This has been bothering me for a while because both instinct and logic tell me that the answer is 25% for each of the four percentages. However I find myself caught in a loop that I can't quite untangle when I start thinking like so;
If on attempt 1, the odds of picking the correct item first time are 25%, then it is 3 times more likely that you will pick incorrectly first (25% / 75%). If you do pick incorrectly first, then the chances of each of the other items being the right choice become 33% (of 75%, three of four remaining choices). 33% x 75% is still 25%, so we're still fine on the maths and logic front. It is now twice as likely within this sub-choice of three, that the correct item is either the third of fourth choice (33% / 66%) but once again, 66% x 75% = 50% and since we grouped two possibilities together, we must divide by two to get 25% for each.


I do understand that this logic is completely and utterly circular and therefore, seems pointless to contemplate; each option will be chosen 25% of the time by the end no matter what way you twist the maths.
In spite of myself though, I just want to confirm that there is no statistical significance to grouping, for example, a third and fourth choice together other than having to do back multiplication and division to get to the inevitable figure of 25%, and that grouping does not somehow make them more likely outcomes than earlier ones.


Apologies if this question has been irritating, but I have no background in statistics or probability and I just want to be absolutely sure that there isn't some strange rule or calculation that might change the maths, because I know probability can be weird at times. It just feels to me like the answers would somehow be closer to 20%, 25%, 35% and 20%, though I cannot possibly tell you why. Thanks in advance.
 
We need more information. When you choose incorrectly, do you now know that this item is incorrect for the next choices?
 
The are four items in front of you to choose from, only one of which is the correct choice. If you choose wrongly, you must keep trying the other choices until you choose the right one. You must choose the correct item 100 times in total. What percentage of the time will you have chosen correctly the first, second, third and fourth times by the end?


This has been bothering me for a while because both instinct and logic tell me that the answer is 25% for each of the four percentages. However I find myself caught in a loop that I can't quite untangle when I start thinking like so;
If on attempt 1, the odds of picking the correct item first time are 25%, then it is 3 times more likely that you will pick incorrectly first (25% / 75%). If you do pick incorrectly first, then the chances of each of the other items being the right choice become 33% (of 75%, three of four remaining choices). 33% x 75% is still 25%, so we're still fine on the maths and logic front. It is now twice as likely within this sub-choice of three, that the correct item is either the third of fourth choice (33% / 66%) but once again, 66% x 75% = 50% and since we grouped two possibilities together, we must divide by two to get 25% for each.
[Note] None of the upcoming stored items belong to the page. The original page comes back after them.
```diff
+                    areg[kt][kc][1] = *reinterpret_cast<const uint4*>(sA + kt * BM * BKB + 16 * BKB + off);
+                }
+        }
+        asm volatile("s_waitcnt lgkmcnt(0)" ::: "memory");
+        __builtin_amdgcn_s_barrier();
+        if (L.probe == 9) {
+            asm volatile("s_waitcnt vmcnt(0)" ::: "memory");
+            return;
+        }
+        for (int p = wave; p < S / 256; p += NW) glds16_blk(G.b1 + p * 256 + lane * 4, lds_base + (unsigned)(B1_OFF + p * 1024));
+        constexpr int B1P = S / 256 == NW ? 1 : 0;
+#pragma unroll
+        for (int k = 0; k < NK1; ++k) {
+            const int after = NK1 - 1 - k < Cf::RS - 2 ? NK1 - 1 - k : Cf::RS - 2;
+            ring_wait(2 * after + (k <= Cf::RS - 2 ? B1P : 0));
+            if (k + Cf::RS - 1 < NK1) w1_slot(k + Cf::RS - 1);
+            const char* sl = smem + Cf::RING_OFF + (wave * Cf::RS + (k % Cf::RS)) * Cf::SLOT + r * 128;
+            const int i = k / KT, kt = k - i * KT;
+#pragma unroll
+            for (int kc = 0; kc < 2; ++kc) {
+                const uint4 wf = *reinterpret_cast<const uint4*>(sl + (((kc * 4 + g) ^ (r & 7)) << 4));
+                if (kt == 0 && kc == 0) {
+                    acc[i][0] = mma16_first(wf, areg[0][0][0]);
+                    acc[i][1] = mma16_first(wf, areg[0][0][1]);
+                } else {
+                    mma16<T>(wf, areg[kt][kc][0], acc[i][0]);
+                    mma16<T>(wf, areg[kt][kc][1], acc[i][1]);
+                }
+            }
+            __builtin_amdgcn_sched_barrier(0);
         }
         if (L.probe == 1) return;
+        asm volatile("s_waitcnt lgkmcnt(0)" ::: "memory");
+#pragma unroll
+        for (int k = 0; k < Cf::RS - 1; ++k) w2_slot(k);
+        __builtin_amdgcn_s_barrier();
         float* red = reinterpret_cast<float*>(smem + RED_OFF);
         const float* pb1 = reinterpret_cast<const float*>(smem + B1_OFF);
         const float* pgm = reinterpret_cast<const float*>(smem + PRM_OFF);
@@ -271,9 +294,8 @@
             sum[mb] += __shfl_xor(sum[mb], 32);
             if (g == 0) red[wave * 32 + mb * 16 + r] = sum[mb];
         }
-        __syncthreads();
-#pragma unroll
-        for (int k = 0; k < Cf::RS - 1; ++k) w2_slot(k);
+        asm volatile("s_waitcnt lgkmcnt(0)" ::: "memory");
+        __builtin_amdgcn_s_barrier();
         float sq[2] = {0.f, 0.f};
 #pragma unroll
         for (int mb = 0; mb < 2; ++mb) {
@@ -343,19 +365,7 @@
 #pragma unroll
     for (int k = 0; k < NTOT; ++k) {
         const int tau = k / NJB, j = k - tau * NJB;
-        {
-            constexpr int AFTER_MAX = Cf::RS - 2;
-            const int after = NTOT - 1 - k < AFTER_MAX ? NTOT - 1 - k : AFTER_MAX;
-            switch (after) {
-                case 6: asm volatile("s_waitcnt vmcnt(12) lgkmcnt(0)" ::: "memory"); break;
-                case 5: asm volatile("s_waitcnt vmcnt(10) lgkmcnt(0)" ::: "memory"); break;
-                case 4: asm volatile("s_waitcnt vmcnt(8) lgkmcnt(0)" ::: "memory"); break;
-                case 3: asm volatile("s_waitcnt vmcnt(6) lgkmcnt(0)" ::: "memory"); break;
-                case 2: asm volatile("s_waitcnt vmcnt(4) lgkmcnt(0)" ::: "memory"); break;
-                case 1: asm volatile("s_waitcnt vmcnt(2) lgkmcnt(0)" ::: "memory"); break;
-                default: asm volatile("s_waitcnt vmcnt(0) lgkmcnt(0)" ::: "memory"); break;
-            }
-        }
+        ring_wait(2 * (NTOT - 1 - k < Cf::RS - 2 ? NTOT - 1 - k : Cf::RS - 2));
         if (k + Cf::RS - 1 < NTOT) w2_slot(k + Cf::RS - 1);
         const char* sl = smem + Cf::RING_OFF + (wave * Cf::RS + (k % Cf::RS)) * Cf::SLOT + r * 128;
         if (k >= NSLOT) {
```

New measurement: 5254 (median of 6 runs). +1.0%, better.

I do understand that this logic is completely and utterly circular and therefore, seems pointless to contemplate; each option will be chosen 25% of the time by the end no matter what way you twist the maths.
In spite of myself though, I just want to confirm that there is no statistical significance to grouping, for example, a third and fourth choice together other than having to do back multiplication and division to get to the inevitable figure of 25%, and that grouping does not somehow make them more likely outcomes than earlier ones.
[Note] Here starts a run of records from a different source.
class K:
    FWD, FWD_DROP = "bevr_attn_fwd", "bevr_attn_fwd_dropout"
    GATHER, GATHER_ROWS = "bevr_attn_gather_fwd", "bevr_attn_gather_fwd_rows"
    GATHER_X3 = "bevr_attn_gather_fwd_x3"
    BWD_Q, BWD_Q_DROP, SLAB_BWD_Q = "bevr_attn_bwd_q", "bevr_attn_bwd_q_dropout", "bevr_attn_slab_bwd_q"
    SLAB_BWD_Q_ROWS = "bevr_attn_slab_bwd_q_rows"
    BWD_K, BWD_K_DROP = "bevr_attn_bwd_k", "bevr_attn_bwd_k_dropout"
    CELL_FWD, CELL_BWD_Q, CELL_BWD_K = "bevr_attn_cell_fwd", "bevr_attn_cell_bwd_q", "bevr_attn_cell_bwd_k"
    TAP_FWD, TAP_FWD_DROP = "bevr_attn_tap_fwd", "bevr_attn_tap_fwd_dropout"
    TAP_BWD_Q, TAP_BWD_Q_DROP = "bevr_attn_tap_bwd_q", "bevr_attn_tap_bwd_q_dropout"
    TAP_BWD_K, TAP_BWD_K_DROP = "bevr_attn_tap_bwd_k", "bevr_attn_tap_bwd_k_dropout"


@dataclass(frozen=True)
class KeySegment:
    kind: str
    n0: int
    n1: int
    fwd: str
    bwd_q: str
    bwd_k: str


@dataclass(frozen=True)
class AttnRoute:
    segments: Tuple[KeySegment, ...]
    split: int
    gather: Optional[str]
    kn2: bool
    merge: str

    @property
    def tap(self) -> bool:
        return self.segments[-1].kind == "tap"

    @property
    def n_core(self) -> int:
        return self.segments[-1].n0 if self.tap else self.segments[-1].n1


def attention_route(precision: int, groups: int, S: int, Wt: int, N: int, cell_split: Optional[int] = None,
                    tap_source=False, dropout: bool = False, source: str = "kv", C: int = HEAD_DIM, heads: int = 1,
                    keys_in_tap_grid=None) -> AttnRoute:
    if dropout:
        if source == "tap_pix":
            raise ValueError("tap_pix has no attention dropout: pass every key's projected rows and no tap segment")
        if not (tap_source and cell_split is not None and source == "kv_source"
                and tap_supported(precision, groups, dropout=True) and 16 * ((S + 15) // 16) <= 448):
            cell_split, tap_source = None, None
    if source == "kv_source" and not kv_source_supported(C, heads, groups, precision):
        raise ValueError("kv_source needs a 16-bit operand mode, C % 16 == 0 and (C / groups) % 4 == 0")
    split = N if cell_split is None else int(cell_split)
    if not 0 <= split <= N:
        raise ValueError("cell_split must lie in [0, N]")
    if dropout and tap_source and tap_source != "pinned" and split < N:
        if not (split > 0 and keys_in_tap_grid(split)):
            tap_source, split = None, N
    tap = bool(tap_source) and split < N
    if tap and (source == "kv" or not tap_supported(precision, groups, dropout=dropout) or 16 * ((S + 15) // 16) > 448):
        raise ValueError("tap_source needs kv_source or tap_pix, groups == 1, a precision tap_supported accepts and S <= 448")
    if source == "tap_pix" and not tap:
        raise ValueError("tap_pix needs a tap segment: 0 <= cell_split < N")
    Sp = 32 * ((S + 31) // 32)
    f32_layout = precision in (_lib.PREC_F32, _lib.PREC_BF16X3)
    n_region = split
    if not tap and split < N and (Sp > 480 or (f32_layout and Sp > 224) or (N - split) > 8 * 100 * 1024):
        n_region = N
    segs, gather = [], None
    if n_region > 0:
        if dropout:
            segs.append(KeySegment("region", 0, n_region, K.FWD_DROP, K.BWD_Q_DROP, K.BWD_K_DROP))
        else:
            if gather_supported(precision, S):
                gather = "whole" if len(gather_bands(S)) == 1 else "bands"
            if precision == _lib.PREC_BF16X3 and gather:
                fwd = K.GATHER_X3
            else:
                fwd = {None: K.FWD, "whole": K.GATHER, "bands": K.GATHER_ROWS}[gather]
            if slab_rows_supported(precision, S, Wt):
                bwd_q = K.SLAB_BWD_Q_ROWS
            else:
                bwd_q = K.SLAB_BWD_Q if slab_supported(precision, S, Wt) else K.BWD_Q
            segs.append(KeySegment("region", 0, n_region, fwd, bwd_q, K.BWD_K))
    if tap and dropout:
        segs.append(KeySegment("tap", split, N, K.TAP_FWD_DROP, K.TAP_BWD_Q_DROP, K.TAP_BWD_K_DROP))
    elif tap:
        segs.append(KeySegment("tap", split, N, K.TAP_FWD, K.TAP_BWD_Q, K.TAP_BWD_K))
    elif n_region < N:
        segs.append(KeySegment("cell", n_region, N, K.CELL_FWD, K.CELL_BWD_Q, K.CELL_BWD_K))
    kn2 = source == "kv_source" and gather is not None and os.environ.get("BEVR_KNORM", "1") != "0"
    fused_merge = (tap and split > 0 and not dropout and (C // heads) % 4 == 0
                   and os.environ.get("BEVR_MERGE_TAP", "1") != "0")
    return AttnRoute(tuple(segs), split, gather, kn2, "merge_tap" if fused_merge else "merge_views")
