@@ -177,10 +208,38 @@
   }
   adaln_small8(s_a, s_k, gb + a.ik * 128, J, tid);
   adaln_small8(s_b, s_v, gb + a.iv * 128, J, tid);
-  lin_tiled<64, 64>(s_k, JLD, a.Wk, a.bk, s_a, JLD, J, tid, false, s_w, pre, a.Wv, 64);
-  lin_tiled<64, 64>(s_v, JLD, a.Wv, a.bv, s_b, JLD, J, tid, false, s_w, pre, a.Wq, 64);
-  __syncthreads();
-  jtile_store(s_w, pre, tid);
+  lds_dma_wait();
+  __syncthreads();
+  jl_lin64_parts(s_k, s_wt + JW_SLOT, s_parts, tid);
+  __syncthreads();
+  jl_meet<4>(s_parts, a.bk, s_a, false, J, tid);
+  __syncthreads();
+  jl_lin64_parts(s_v, s_wt + 2 * JW_SLOT, s_parts, tid);
+  __syncthreads();
+  jl_meet<4>(s_parts, a.bv, s_b, false, J, tid);
+  __syncthreads();
+  if (a.img)
+    for (int i = tid; i < CA_IMG_STRIDE; i += JS_THREADS) s_img[i] = 0.f;
+  {
+    const int n = lane & 31, hb = lane >> 5, kind = wave >> 2, h = (wave >> 1) & 1, cb = wave & 1, c = 32 * cb + n;
+    f32x16 acc = jl_zero();
+    if (kind == 0) {
+#pragma unroll
+      for (int q = 0; q < 4; ++q) {
+        const f32x4 xv = *reinterpret_cast<const f32x4*>(s_a + n * JLD + 32 * h + 8 * q + 4 * hb);
+        const float* wq = s_wq + (32 * h + 8 * q + 4 * hb) * JWL + c;
+        acc = __builtin_amdgcn_mfma_f32_32x32x2f32(wq[0], xv.x, acc, 0, 0, 0);
+        acc = __builtin_amdgcn_mfma_f32_32x32x2f32(wq[JWL], xv.y, acc, 0, 0, 0);
+        acc = __builtin_amdgcn_mfma_f32_32x32x2f32(wq[2 * JWL], xv.z, acc, 0, 0, 0);
+        acc = __builtin_amdgcn_mfma_f32_32x32x2f32(wq[3 * JWL], xv.w, acc, 0, 0, 0);
+      }
+    } else {
+      jl_mma<4>(acc, s_wp + c * JWL + 32 * h + 4 * hb, s_b + n * JLD + 32 * h + 4 * hb);
+    }
+    float* dst = (kind == 0 ? s_M : s_VF) + (32 * h + n) * JWL + 32 * cb + 4 * hb;
+#pragma unroll
+    for (int g = 0; g < 4; ++g) *reinterpret_cast<f32x4*>(dst + 8 * g) = f32x4{acc[4 * g], acc[4 * g + 1], acc[4 * g + 2], acc[4 * g + 3]};
+  }
   __syncthreads();
   const float scale = 0.17677669529663688110f * 1.44269504088896340736f;
   float* Kfb = a.Kf ? a.Kf + (long long)b * 64 * 64 : nullptr;
@@ -194,22 +253,8 @@
     const int h = row >> 5, i = row & 31;
     float kf = 0.f, vf = 0.f, sc = 0.f;
     if (i < J) {
-      float M = 0.f;
-#pragma unroll
-      for (int q = 0; q < 8; ++q) {
-        const f32x4 wp4 = *reinterpret_cast<const f32x4*>(s_wp + lane * JWL + 32 * h + 4 * q);
-        const float* kd = s_a + i * JLD + 32 * h + 4 * q;
-        const float* vd = s_b + i * JLD + 32 * h + 4 * q;
-        const float* wq = s_w + (32 * h + 4 * q) * JWL + lane;
-        M += wq[0] * kd[0];
-        vf += vd[0] * wp4.x;
-        M += wq[JWL] * kd[1];
-        vf += vd[1] * wp4.y;
-        M += wq[2 * JWL] * kd[2];
-        vf += vd[2] * wp4.z;
-        M += wq[3 * JWL] * kd[3];
-        vf += vd[3] * wp4.w;
-      }
+      const float M = s_M[row * JWL + lane];
+      vf = s_VF[row * JWL + lane];
       kf = scale * gq * M;
       float t = bqv * M;
       if (lane < 32) t += a.bq[32 * h + lane] * s_a[i * JLD + 32 * h + lane];
@@ -1567,15 +1612,25 @@
                                                                   int gb_stride, JointStreamW w, const float* __restrict__ jt,
                                                                   float* __restrict__ y_out, float* __restrict__ pose_out, int J,
                                                                   int stage) {
-  __shared__ float s_y[32 * JLD];
-  __shared__ float s_a[32 * JLD];
-  __shared__ float s_q[32 * JLD];
-  __shared__ __attribute__((aligned(16))) float s_h[32 * 257];
-  __shared__ __attribute__((aligned(16))) float s_kv[64 * 128];
-  __shared__ __attribute__((aligned(16))) float s_w[64 * JWL];
-  __shared__ float s_gb[4 * 128];
-  __shared__ float s_cw[3 * 64 + 3];
+  __shared__ __attribute__((aligned(16))) float smem[2 * 32 * JLD + 8 * JW_SLOT + 4 * 128 + 3 * 64 + 3];
+  float* s_y = smem;
+  float* s_a = s_y + 32 * JLD;
+  float* R1 = s_a + 32 * JLD;
+  float* R2 = R1 + 4 * JW_SLOT;
+  float* s_gb = R2 + 4 * JW_SLOT;
+  float* s_cw = s_gb + 4 * 128;
+  float* s_kv = R1;
+  float* s_q = R1 + 2 * JW_SLOT;
+  float* s_st = s_q + 32 * JLD;
+  float* s_qkv = R1;
   const int b = blockIdx.x, tid = threadIdx.x;
+  if (stage != 4) {
+    jl_dma_rows<64>(R2, w.wq, 64, tid);
+    jl_dma_rows<64>(R2 + JW_SLOT, w.proj_w, 64, tid);
+  } else {
+    jl_dma_rows<64>(R2, w.qkv_w, 192, tid);
+    jl_dma_rows<64>(R2 + 3 * JW_SLOT, w.sproj_w, 64, tid);
+  }
   {
     const float* gbg = GB + (long long)b * gb_stride;
     const int inst = tid >> 7, c = tid & 127;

Apologies if this question has been irritating, but I have no background in statistics or probability and I just want to be absolutely sure that there isn't some strange rule or calculation that might change the maths, because I know probability can be weird at times. It just feels to me like the answers would somehow be closer to 20%, 25%, 35% and 20%, though I cannot possibly tell you why. Thanks in advance.
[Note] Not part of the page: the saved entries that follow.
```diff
diff --git a/dino-x_amd/csrc/kernels.h b/dino-x_amd/csrc/kernels.h
--- a/dino-x_amd/csrc/kernels.h
+++ b/dino-x_amd/csrc/kernels.h
@@ -52,6 +52,9 @@
 int launch_attention_flash_fwd(const void* qkv, void* o, float* lse, int B, int N, int heads, int d, hipStream_t st);
 int launch_attention_flash_bwd(const void* d_o, const void* qkv, const void* o, const float* lse, void* dqkv, float* ws, int B, int N, int heads, int d, hipStream_t st);
 
+bool gram_fused_ok(int V, int N, int D);
+int launch_gram_fused(const float* sf, const float* tf, float* dfeats, float* ws, float alpha, int V, int N, int D, hipStream_t st);
+
 enum { EPI_ACT_PLAIN = 0, EPI_ACT_GELU = 1, EPI_ACT_DGELU = 2 };
 
 template <typename F>
diff --git a/dino-x_amd/csrc/loss.hip b/dino-x_amd/csrc/loss.hip
--- a/dino-x_amd/csrc/loss.hip
+++ b/dino-x_amd/csrc/loss.hip
@@ -1,4 +1,4 @@
-#include "common.h"
+#include "kernels.h"
 
 namespace dinox {
 
@@ -293,3 +293,19 @@
     hipLaunchKernelGGL((gram_normalize_bwd_kernel<DINOX_BF16>), dim3(blocks), dim3(256), 0, as_stream(stream), dxh, shat, snorm, dfeats, V, N, D, accumulate);
   return check_launch("gram_normalize_bwd");
 }
+
+extern "C" int dinox_gram_fused_ok(int V, int N, int D, int dtype) { return dtype == DINOX_BF16 && gram_fused_ok(V, N, D) ? 1 : 0; }
+
+extern "C" int dinox_gram_loss_fused(const float* sfeats, const float* tfeats, float grad_scale, float* loss, float* dfeats, float* ws,
+                                     int V, int N, int D, void* stream) {
+  DX_REQUIRE(sfeats && tfeats && loss && dfeats && ws, DINOX_EINVAL, "gram_loss_fused: null pointer");
+  DX_REQUIRE(V > 0 && N > 1 && D > 0, DINOX_EINVAL, "gram_loss_fused: V=%d N=%d D=%d", V, N, D);
+  DX_REQUIRE(N - 1 <= 208 && D <= 384 && D % 64 == 0, DINOX_EUNSUPPORTED, "gram_loss_fused: N=%d D=%d outside the fused envelope (T <= 208, D <= 384, D %% 64 == 0)", N, D);
+  DX_REQUIRE((((uintptr_t)sfeats | (uintptr_t)tfeats | (uintptr_t)dfeats) & 15) == 0, DINOX_EINVAL, "gram_loss_fused: pointers must be 16-byte aligned");
+  hipStream_t st = as_stream(stream);
+  const double T = (double)(N - 1), cnt = (double)V * T * T;
+  int rc = launch_gram_fused(sfeats, tfeats, dfeats, ws, (float)(4.0 * (double)grad_scale / cnt), V, N, D, st);
+  if (rc) return rc;
+  hipLaunchKernelGGL(final_sum_kernel, dim3(1), dim3(256), 0, st, ws, V, (float)(1.0 / cnt), loss);
+  return check_launch("gram_loss_fused_sum");
+}
diff --git a/dino-x_amd/dinox/_lib.py b/dino-x_amd/dinox/_lib.py
--- a/dino-x_amd/dinox/_lib.py
+++ b/dino-x_amd/dinox/_lib.py
@@ -85,6 +85,8 @@
     "dinox_gram_normalize": (i32, [vp, vp, vp, vp, vp, vp, i32, i32, i32, i32, vp]),
     "dinox_sqsum": (i32, [vp, i64, f32, vp, vp, vp]),
     "dinox_gram_normalize_bwd": (i32, [vp, vp, vp, vp, vp, i32, i32, i32, i32, i32, vp]),
+    "dinox_gram_fused_ok": (i32, [i32, i32, i32, i32]),
+    "dinox_gram_loss_fused": (i32, [vp, vp, f32, vp, vp, vp, i32, i32, i32, vp]),
     "dinox_slice_views_lds_bytes": (i64, [i32, i32]),
     "dinox_slice_views": (i32, [vp, vp, vp, vp, i32, i32, i32, vp]),
     "dinox_slice_views_patches": (i32, [vp, vp, vp, vp, i32, i32, i32, i32, i32, i32, vp]),
diff --git a/dino-x_amd/dinox/engine.py b/dino-x_amd/dinox/engine.py
--- a/dino-x_amd/dinox/engine.py
+++ b/dino-x_amd/dinox/engine.py
@@ -256,7 +256,10 @@
             kstate = ops.koleo_begin(s_all[:V], group=self.group) if hp.koleo_weight > 0.0 else None
             dfeats = torch.empty_like(sf)
             l_gram = None
-            if hp.gram_weight != 0.0:
+            if hp.gram_weight != 0.0 and sf.dtype == t_feats.dtype == torch.float32 and sf.is_contiguous() and t_feats.is_contiguous() \
+                    and ops.gram_fused_ok(tuple(sf.shape), dt):
+                l_gram = ops.gram_loss_fused(sf, t_feats, hp.gram_weight * scale, dfeats)
+            elif hp.gram_weight != 0.0:
                 l_gram, gsaved = ops.gram_loss_fwd(sf, t_feats, dt)
                 ops.gram_loss_bwd(gsaved, tuple(sf.shape), hp.gram_weight * scale, dfeats=dfeats, accumulate=False)
             else:
diff --git a/dino-x_amd/dinox/ops.py b/dino-x_amd/dinox/ops.py
--- a/dino-x_amd/dinox/ops.py
+++ b/dino-x_amd/dinox/ops.py
@@ -1527,6 +1527,8 @@
     catneg = torch.empty((V, T, 2 * D), dtype=dt, device=dev)
     shat = torch.empty((V, T, D), dtype=dt, device=dev)
     snorm = torch.empty((V, T), dtype=torch.float32, device=dev)
+    if TRACE_KERNELS is not None:
+        TRACE_KERNELS.extend(("gram_normalize_kernel", "sqsum_partial_kernel"))
     check(lib.dinox_gram_normalize(_p(sf), _p(tf), _p(cat), _p(catneg), _p(shat), _p(snorm), V, N, D, _code(dt), _stream()), "dinox_gram_normalize")
     diff = gemm(cat, catneg, out_dtype=torch.float32)
     loss = torch.empty(1, dtype=torch.float32, device=dev)
@@ -1544,9 +1546,29 @@
     dxh = gemm(d_in, shat, transA=True, transB=True, out_dtype=torch.float32, alpha=4.0 * scale / float(V * T * T))
     if dfeats is None:
         dfeats = torch.zeros((V, N, D), dtype=torch.float32, device=diff.device)
+    if TRACE_KERNELS is not None:
+        TRACE_KERNELS.append("gram_normalize_bwd_kernel")
     check(lib.dinox_gram_normalize_bwd(_p(dxh), _p(shat), _p(snorm), None, _p(dfeats), V, N, D, _code(dt), int(accumulate), _stream()),
           "dinox_gram_normalize_bwd")
     return dfeats
+
+
+def gram_fused_ok(shape, dt: torch.dtype) -> bool:
+    V, N, D = shape
+    return bool(lib.dinox_gram_fused_ok(V, N, D, _code(dt)))
+
+
+def gram_loss_fused(sf: Tensor, tf: Tensor, grad_scale: float, dfeats: Tensor) -> Tensor:
+    _need_cuda(sf, tf, dfeats)
+    assert sf.dtype == tf.dtype == dfeats.dtype == torch.float32 and sf.shape == tf.shape == dfeats.shape
+    assert sf.is_contiguous() and tf.is_contiguous() and dfeats.is_contiguous()
+    V, N, D = sf.shape
+    loss = torch.empty(1, dtype=torch.float32, device=sf.device)
+    ws = torch.empty(V, dtype=torch.float32, device=sf.device)
+    if TRACE_KERNELS is not None:
+        TRACE_KERNELS.append("gram_loss_fused_kernel")
+    check(lib.dinox_gram_loss_fused(_p(sf), _p(tf), grad_scale, _p(loss), _p(dfeats), _p(ws), V, N, D, _stream()), "dinox_gram_loss_fused")
+    return loss
 
 
 class GramLossFn(torch.autograd.Function):
diff --git a/include/dinox.h b/include/dinox.h
--- a/include/dinox.h
+++ b/include/dinox.h
@@ -114,6 +114,9 @@
 int dinox_sqsum(const float* x, int64_t n, float scale, float* loss, float* ws, void* stream);
 int dinox_gram_normalize_bwd(const float* dxh, const void* shat, const float* snorm, const float* sfeats,
                              float* dfeats, int V, int N, int D, int shat_dtype, int accumulate, void* stream);
+int dinox_gram_fused_ok(int V, int N, int D, int dtype);
+int dinox_gram_loss_fused(const float* sfeats, const float* tfeats, float grad_scale, float* loss, float* dfeats,
+                          float* ws, int V, int N, int D, void* stream);
 
 int64_t dinox_slice_views_lds_bytes(int S, int max_crop);
 int dinox_slice_views(const void* raw_u16, const int64_t* view_i, const float* view_f, float* out, int V, int S, int max_crop,
```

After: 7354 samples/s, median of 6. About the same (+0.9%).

1) "Odds" and "Probabilities" are NOT the same thing. Please don't use them interchangeably.
2) Assuming you can answer HoI's question in the affirmative, it's a simple survival model.
----- 21) 1 -- (1/4)
----- 22) 2 -- (3/4)*(1/3)
----- 23) 3 -- (3/4)*(2/3)*(1/2)
----- 24) 4 -- (3/4)*(2/3)*(1/2)*(1)
You seem to have talked yourself into the right idea.
 
Yes sorry, I failed to address that. You are aware that each of your previous choices have been incorrect. I struggled to find a suitable analogy for this, perhaps my initial idea would have been more palatable.
Consider it more like 4 paths that you must choose from. 3 of them lead you to a dead-end and the last is the correct one. You know once you have taken a path whether it was the right choice or not.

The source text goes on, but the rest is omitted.